[Saved data entries]
___

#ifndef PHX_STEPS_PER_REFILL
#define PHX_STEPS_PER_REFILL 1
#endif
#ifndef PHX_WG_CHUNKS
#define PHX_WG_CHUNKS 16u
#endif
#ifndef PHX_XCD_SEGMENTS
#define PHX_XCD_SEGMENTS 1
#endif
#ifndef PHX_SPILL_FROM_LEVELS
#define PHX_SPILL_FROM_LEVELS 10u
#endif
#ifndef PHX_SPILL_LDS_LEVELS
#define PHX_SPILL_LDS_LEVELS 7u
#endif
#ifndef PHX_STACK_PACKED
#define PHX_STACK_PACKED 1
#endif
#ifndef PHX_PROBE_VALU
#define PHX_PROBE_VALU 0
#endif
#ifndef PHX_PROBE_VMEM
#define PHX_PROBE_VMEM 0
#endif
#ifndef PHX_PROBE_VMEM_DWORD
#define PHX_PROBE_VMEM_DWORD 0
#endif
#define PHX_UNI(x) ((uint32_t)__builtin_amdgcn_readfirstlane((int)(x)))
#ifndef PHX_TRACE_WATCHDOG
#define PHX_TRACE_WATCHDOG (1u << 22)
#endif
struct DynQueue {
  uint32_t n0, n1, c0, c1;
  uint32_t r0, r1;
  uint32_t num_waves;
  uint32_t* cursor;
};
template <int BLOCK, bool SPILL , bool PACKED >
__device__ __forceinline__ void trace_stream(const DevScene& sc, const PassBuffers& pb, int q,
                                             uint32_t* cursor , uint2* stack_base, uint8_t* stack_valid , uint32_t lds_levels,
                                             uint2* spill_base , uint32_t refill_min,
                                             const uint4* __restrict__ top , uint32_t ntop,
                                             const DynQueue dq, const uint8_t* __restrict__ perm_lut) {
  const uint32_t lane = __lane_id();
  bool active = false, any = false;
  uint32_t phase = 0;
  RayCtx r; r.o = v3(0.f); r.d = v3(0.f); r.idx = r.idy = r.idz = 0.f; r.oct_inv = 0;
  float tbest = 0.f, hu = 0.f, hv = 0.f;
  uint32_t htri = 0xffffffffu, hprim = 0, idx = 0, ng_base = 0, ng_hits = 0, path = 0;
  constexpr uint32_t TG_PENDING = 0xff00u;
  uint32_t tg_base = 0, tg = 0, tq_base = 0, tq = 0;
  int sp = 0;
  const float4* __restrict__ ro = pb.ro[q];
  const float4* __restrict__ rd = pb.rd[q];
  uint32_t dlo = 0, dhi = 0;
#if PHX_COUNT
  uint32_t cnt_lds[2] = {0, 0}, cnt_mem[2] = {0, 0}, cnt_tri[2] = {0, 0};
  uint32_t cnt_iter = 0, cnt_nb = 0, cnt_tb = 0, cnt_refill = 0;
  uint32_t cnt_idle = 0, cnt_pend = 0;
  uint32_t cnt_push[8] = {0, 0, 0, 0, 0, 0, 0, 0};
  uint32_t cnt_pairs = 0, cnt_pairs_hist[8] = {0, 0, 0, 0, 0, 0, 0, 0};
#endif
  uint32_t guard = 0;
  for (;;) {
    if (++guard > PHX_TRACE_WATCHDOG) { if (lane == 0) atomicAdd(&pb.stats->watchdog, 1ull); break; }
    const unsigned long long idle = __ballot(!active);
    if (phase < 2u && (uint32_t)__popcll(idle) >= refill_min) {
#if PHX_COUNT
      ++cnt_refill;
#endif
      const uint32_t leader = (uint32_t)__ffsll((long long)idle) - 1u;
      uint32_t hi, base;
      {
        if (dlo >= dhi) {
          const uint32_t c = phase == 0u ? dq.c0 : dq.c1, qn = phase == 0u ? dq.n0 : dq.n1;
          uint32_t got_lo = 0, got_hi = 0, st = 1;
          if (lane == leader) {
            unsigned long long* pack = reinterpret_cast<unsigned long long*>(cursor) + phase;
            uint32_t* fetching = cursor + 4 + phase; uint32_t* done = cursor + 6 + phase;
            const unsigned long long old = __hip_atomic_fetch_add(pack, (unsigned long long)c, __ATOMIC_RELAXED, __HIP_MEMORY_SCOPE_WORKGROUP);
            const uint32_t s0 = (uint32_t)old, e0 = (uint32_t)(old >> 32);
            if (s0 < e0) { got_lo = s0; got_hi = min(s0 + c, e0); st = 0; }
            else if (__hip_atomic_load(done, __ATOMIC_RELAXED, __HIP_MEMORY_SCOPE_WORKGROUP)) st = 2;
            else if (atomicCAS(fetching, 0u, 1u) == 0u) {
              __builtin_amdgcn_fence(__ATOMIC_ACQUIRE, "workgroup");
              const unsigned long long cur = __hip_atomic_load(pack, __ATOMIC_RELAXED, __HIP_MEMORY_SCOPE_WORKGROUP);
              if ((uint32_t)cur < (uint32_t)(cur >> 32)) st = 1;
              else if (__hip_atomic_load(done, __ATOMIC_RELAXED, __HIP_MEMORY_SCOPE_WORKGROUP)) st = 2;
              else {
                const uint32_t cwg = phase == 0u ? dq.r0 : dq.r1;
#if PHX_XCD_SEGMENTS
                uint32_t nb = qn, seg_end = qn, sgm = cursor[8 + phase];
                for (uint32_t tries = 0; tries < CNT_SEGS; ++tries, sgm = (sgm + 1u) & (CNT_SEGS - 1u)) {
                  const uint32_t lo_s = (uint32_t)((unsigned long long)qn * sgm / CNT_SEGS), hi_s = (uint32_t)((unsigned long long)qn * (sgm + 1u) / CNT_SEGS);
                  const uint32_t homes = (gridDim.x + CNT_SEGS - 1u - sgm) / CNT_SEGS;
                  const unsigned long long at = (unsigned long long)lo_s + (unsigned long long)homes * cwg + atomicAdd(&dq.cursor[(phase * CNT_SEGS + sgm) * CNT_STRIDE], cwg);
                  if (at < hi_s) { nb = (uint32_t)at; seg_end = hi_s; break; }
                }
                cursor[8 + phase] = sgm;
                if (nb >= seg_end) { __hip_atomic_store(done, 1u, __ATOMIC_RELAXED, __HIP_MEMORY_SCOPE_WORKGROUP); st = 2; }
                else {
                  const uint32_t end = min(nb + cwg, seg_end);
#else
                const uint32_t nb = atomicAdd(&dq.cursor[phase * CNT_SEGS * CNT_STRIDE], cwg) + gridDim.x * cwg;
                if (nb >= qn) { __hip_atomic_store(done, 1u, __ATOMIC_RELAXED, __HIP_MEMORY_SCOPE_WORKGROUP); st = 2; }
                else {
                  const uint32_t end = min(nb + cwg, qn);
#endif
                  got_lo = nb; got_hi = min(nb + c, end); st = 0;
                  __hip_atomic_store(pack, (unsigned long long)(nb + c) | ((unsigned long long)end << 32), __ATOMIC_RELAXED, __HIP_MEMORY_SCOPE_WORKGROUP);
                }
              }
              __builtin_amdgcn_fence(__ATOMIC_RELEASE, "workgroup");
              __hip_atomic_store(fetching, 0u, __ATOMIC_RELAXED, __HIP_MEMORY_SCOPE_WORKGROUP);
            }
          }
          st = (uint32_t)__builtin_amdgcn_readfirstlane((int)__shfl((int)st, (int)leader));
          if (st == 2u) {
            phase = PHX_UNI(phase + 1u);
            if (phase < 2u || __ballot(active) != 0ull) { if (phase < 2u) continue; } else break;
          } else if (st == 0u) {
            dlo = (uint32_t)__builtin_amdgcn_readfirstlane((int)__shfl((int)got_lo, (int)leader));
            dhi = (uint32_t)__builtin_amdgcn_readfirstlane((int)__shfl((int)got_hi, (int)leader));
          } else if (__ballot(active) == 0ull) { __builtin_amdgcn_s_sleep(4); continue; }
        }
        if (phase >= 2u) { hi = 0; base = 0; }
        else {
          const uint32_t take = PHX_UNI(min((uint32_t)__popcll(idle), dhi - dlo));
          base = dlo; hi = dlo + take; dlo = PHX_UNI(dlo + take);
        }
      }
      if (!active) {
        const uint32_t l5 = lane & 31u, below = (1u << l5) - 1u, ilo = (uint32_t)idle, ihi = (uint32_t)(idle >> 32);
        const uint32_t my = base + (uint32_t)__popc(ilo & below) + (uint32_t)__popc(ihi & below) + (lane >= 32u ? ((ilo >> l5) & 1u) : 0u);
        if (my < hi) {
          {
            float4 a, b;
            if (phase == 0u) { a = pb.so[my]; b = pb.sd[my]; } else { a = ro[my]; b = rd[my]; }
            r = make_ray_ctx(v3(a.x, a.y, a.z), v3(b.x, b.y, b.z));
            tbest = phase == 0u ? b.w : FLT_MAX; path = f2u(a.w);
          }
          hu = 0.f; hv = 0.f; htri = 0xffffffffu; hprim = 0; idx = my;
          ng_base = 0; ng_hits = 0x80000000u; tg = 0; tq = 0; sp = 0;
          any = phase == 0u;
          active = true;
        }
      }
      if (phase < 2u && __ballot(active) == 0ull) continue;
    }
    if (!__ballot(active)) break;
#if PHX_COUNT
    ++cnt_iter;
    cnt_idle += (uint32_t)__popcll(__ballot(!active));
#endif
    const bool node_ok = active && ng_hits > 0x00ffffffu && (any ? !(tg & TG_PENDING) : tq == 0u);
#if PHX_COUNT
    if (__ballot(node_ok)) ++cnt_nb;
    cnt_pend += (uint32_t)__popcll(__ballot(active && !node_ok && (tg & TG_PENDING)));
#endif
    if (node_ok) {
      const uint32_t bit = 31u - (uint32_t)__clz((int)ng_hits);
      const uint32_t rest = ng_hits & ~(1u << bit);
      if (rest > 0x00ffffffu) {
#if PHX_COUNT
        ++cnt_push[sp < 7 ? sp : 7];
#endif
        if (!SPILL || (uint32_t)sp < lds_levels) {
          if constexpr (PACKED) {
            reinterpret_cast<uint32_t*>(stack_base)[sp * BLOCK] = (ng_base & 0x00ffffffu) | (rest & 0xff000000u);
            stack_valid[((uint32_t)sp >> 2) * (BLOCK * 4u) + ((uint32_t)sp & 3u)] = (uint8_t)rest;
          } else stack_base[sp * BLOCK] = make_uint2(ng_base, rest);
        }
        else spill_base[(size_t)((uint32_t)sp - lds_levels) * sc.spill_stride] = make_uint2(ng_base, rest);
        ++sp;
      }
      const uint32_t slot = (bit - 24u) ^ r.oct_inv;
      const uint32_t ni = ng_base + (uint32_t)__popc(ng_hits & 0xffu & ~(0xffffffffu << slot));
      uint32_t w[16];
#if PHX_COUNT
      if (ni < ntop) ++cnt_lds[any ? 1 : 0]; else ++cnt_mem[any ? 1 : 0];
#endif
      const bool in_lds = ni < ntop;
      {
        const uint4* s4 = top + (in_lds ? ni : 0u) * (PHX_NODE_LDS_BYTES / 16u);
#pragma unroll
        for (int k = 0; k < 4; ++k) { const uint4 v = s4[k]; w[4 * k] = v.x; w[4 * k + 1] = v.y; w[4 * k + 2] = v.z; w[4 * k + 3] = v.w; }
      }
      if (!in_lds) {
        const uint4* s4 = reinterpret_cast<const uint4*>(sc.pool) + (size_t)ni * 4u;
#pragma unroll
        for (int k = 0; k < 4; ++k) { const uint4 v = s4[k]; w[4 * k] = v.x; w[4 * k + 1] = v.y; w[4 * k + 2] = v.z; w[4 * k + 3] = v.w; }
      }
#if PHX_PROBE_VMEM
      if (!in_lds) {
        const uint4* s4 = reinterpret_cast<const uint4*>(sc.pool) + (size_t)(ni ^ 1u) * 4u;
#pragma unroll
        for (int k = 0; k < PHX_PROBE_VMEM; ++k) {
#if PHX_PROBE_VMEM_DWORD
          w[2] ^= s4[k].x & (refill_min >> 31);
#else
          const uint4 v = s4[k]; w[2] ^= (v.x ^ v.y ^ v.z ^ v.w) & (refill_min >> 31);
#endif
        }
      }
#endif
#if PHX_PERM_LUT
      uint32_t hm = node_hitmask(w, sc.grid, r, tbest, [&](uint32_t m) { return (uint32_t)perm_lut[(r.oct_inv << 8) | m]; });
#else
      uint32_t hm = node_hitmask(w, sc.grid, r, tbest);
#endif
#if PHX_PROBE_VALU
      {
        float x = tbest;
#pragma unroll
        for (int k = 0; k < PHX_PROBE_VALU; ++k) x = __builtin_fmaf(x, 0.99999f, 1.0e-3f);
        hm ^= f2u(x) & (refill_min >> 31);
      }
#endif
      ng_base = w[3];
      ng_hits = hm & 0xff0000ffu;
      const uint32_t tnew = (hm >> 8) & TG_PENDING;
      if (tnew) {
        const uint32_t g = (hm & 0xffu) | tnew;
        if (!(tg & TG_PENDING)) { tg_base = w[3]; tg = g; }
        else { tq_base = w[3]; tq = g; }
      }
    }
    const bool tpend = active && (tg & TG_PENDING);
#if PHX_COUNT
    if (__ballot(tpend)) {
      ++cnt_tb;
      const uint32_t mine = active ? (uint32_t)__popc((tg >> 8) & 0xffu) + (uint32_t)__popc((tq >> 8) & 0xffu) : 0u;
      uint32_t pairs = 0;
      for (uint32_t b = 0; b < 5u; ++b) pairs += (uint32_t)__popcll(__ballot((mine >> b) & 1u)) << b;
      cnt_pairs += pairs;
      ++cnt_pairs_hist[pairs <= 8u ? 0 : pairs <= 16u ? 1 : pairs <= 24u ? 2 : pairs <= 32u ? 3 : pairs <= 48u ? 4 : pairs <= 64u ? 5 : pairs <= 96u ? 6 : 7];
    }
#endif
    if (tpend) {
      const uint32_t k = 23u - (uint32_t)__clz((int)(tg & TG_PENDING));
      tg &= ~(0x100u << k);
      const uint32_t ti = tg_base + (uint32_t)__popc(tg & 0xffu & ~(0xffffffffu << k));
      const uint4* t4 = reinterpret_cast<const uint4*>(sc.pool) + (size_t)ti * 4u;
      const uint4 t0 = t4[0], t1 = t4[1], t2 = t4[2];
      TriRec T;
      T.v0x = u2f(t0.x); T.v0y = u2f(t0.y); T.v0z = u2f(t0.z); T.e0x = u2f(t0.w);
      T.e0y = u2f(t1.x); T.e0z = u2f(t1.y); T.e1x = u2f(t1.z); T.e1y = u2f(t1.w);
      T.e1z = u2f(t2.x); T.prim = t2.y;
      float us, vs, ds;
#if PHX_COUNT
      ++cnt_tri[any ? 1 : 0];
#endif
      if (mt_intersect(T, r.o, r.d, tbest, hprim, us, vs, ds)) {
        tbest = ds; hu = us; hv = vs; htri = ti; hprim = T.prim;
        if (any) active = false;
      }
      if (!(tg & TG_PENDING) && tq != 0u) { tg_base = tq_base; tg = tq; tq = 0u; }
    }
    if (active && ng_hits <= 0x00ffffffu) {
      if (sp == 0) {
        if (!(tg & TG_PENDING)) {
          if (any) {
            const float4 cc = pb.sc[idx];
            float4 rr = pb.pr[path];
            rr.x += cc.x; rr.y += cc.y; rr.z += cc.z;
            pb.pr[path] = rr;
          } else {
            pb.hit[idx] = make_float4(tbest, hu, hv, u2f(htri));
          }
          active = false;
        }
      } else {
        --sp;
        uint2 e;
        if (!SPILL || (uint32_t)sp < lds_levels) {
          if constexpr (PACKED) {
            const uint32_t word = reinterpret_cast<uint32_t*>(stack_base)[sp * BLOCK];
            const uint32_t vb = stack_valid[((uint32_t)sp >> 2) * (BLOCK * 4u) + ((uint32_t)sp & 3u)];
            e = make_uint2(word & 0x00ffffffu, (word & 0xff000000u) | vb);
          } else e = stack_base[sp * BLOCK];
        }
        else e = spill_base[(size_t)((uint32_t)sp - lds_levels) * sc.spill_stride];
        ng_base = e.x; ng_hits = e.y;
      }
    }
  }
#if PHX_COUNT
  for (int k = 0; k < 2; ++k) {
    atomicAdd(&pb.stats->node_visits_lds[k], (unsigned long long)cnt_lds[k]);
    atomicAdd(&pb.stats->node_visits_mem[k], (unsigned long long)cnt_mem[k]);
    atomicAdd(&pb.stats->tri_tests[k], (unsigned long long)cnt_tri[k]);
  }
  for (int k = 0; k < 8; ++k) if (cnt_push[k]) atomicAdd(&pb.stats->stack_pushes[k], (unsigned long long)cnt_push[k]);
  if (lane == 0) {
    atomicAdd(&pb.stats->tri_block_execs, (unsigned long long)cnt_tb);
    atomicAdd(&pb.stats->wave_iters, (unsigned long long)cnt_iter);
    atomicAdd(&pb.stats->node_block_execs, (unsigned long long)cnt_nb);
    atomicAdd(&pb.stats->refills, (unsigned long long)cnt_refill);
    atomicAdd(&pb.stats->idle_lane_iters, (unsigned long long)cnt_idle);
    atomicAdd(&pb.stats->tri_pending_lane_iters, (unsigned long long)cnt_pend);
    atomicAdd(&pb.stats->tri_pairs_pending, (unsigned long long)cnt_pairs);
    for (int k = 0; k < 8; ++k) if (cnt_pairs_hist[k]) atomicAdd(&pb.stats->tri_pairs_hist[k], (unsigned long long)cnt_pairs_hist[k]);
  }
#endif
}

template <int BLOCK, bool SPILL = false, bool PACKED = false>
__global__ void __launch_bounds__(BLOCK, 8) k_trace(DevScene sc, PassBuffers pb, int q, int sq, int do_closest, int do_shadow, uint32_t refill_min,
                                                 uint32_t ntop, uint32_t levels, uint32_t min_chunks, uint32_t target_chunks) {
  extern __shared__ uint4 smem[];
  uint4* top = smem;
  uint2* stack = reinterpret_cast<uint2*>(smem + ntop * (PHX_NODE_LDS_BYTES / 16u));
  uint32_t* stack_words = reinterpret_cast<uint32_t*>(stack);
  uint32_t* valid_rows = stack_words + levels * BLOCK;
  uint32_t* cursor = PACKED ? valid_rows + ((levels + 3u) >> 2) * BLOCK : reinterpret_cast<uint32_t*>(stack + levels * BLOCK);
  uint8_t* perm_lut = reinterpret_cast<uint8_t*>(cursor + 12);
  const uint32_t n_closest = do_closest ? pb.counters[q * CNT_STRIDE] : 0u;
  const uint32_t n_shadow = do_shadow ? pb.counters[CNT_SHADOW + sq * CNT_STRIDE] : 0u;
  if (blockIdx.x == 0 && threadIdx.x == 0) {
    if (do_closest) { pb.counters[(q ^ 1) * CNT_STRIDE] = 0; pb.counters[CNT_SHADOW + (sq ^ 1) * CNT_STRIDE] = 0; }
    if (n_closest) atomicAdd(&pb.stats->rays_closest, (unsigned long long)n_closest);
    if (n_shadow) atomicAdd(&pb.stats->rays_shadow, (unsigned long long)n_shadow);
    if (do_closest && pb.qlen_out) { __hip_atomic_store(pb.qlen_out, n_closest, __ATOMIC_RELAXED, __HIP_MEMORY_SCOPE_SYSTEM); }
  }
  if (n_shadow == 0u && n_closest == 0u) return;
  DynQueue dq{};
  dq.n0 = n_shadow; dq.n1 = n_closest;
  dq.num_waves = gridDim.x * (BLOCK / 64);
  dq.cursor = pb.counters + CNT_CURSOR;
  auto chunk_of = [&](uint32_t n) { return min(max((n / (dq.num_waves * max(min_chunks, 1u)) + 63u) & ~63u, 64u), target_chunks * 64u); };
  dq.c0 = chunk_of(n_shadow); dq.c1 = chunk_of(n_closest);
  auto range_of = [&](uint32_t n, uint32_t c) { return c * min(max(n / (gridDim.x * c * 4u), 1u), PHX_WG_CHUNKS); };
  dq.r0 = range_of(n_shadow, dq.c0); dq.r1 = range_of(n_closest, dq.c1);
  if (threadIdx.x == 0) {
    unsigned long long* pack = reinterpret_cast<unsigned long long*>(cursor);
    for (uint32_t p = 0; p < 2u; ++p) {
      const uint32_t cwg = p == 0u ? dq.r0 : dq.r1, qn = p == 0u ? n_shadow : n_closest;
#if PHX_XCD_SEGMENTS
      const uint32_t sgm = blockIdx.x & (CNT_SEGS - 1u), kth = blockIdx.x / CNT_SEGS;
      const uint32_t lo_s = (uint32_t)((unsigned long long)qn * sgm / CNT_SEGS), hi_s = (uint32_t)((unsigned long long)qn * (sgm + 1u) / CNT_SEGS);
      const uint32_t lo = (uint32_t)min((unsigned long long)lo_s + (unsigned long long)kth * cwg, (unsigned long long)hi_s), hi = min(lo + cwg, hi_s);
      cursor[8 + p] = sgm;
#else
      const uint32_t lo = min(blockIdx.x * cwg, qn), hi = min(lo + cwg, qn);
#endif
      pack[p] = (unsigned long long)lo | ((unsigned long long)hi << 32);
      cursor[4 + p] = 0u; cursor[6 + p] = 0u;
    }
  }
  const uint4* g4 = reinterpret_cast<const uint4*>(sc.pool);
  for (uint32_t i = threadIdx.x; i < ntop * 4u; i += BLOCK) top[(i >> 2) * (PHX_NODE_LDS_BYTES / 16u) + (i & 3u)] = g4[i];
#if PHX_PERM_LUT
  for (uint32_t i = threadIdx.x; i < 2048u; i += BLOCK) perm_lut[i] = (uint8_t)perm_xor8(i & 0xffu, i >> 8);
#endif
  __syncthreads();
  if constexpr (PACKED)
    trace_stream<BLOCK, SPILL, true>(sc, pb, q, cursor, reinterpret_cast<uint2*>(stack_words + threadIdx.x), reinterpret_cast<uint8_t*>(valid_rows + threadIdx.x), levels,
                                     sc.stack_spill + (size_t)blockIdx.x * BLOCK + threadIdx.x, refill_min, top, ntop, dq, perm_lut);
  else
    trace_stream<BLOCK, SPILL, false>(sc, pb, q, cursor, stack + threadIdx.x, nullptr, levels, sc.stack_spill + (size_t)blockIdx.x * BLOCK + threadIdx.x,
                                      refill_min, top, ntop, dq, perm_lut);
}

___

Please output only the lines from the first line of the entries through the line with "float tbest = 0.f, hu = 0.f, hv = 0.f;", both included, exactly as written.

Reply to the task:
#ifndef PHX_STEPS_PER_REFILL
#define PHX_STEPS_PER_REFILL 1
#endif
#ifndef PHX_WG_CHUNKS
#define PHX_WG_CHUNKS 16u
#endif
#ifndef PHX_XCD_SEGMENTS
#define PHX_XCD_SEGMENTS 1
#endif
#ifndef PHX_SPILL_FROM_LEVELS
#define PHX_SPILL_FROM_LEVELS 10u
#endif
#ifndef PHX_SPILL_LDS_LEVELS
#define PHX_SPILL_LDS_LEVELS 7u
#endif
#ifndef PHX_STACK_PACKED
#define PHX_STACK_PACKED 1
#endif
#ifndef PHX_PROBE_VALU
#define PHX_PROBE_VALU 0
#endif
#ifndef PHX_PROBE_VMEM
#define PHX_PROBE_VMEM 0
#endif
#ifndef PHX_PROBE_VMEM_DWORD
#define PHX_PROBE_VMEM_DWORD 0
#endif
#define PHX_UNI(x) ((uint32_t)__builtin_amdgcn_readfirstlane((int)(x)))
#ifndef PHX_TRACE_WATCHDOG
#define PHX_TRACE_WATCHDOG (1u << 22)
#endif
struct DynQueue {
  uint32_t n0, n1, c0, c1;
  uint32_t r0, r1;
  uint32_t num_waves;
  uint32_t* cursor;
};
template <int BLOCK, bool SPILL , bool PACKED >
__device__ __forceinline__ void trace_stream(const DevScene& sc, const PassBuffers& pb, int q,
                                             uint32_t* cursor , uint2* stack_base, uint8_t* stack_valid , uint32_t lds_levels,
                                             uint2* spill_base , uint32_t refill_min,
                                             const uint4* __restrict__ top , uint32_t ntop,
                                             const DynQueue dq, const uint8_t* __restrict__ perm_lut) {
  const uint32_t lane = __lane_id();
  bool active = false, any = false;
  uint32_t phase = 0;
  RayCtx r; r.o = v3(0.f); r.d = v3(0.f); r.idx = r.idy = r.idz = 0.f; r.oct_inv = 0;
  float tbest = 0.f, hu = 0.f, hv = 0.f;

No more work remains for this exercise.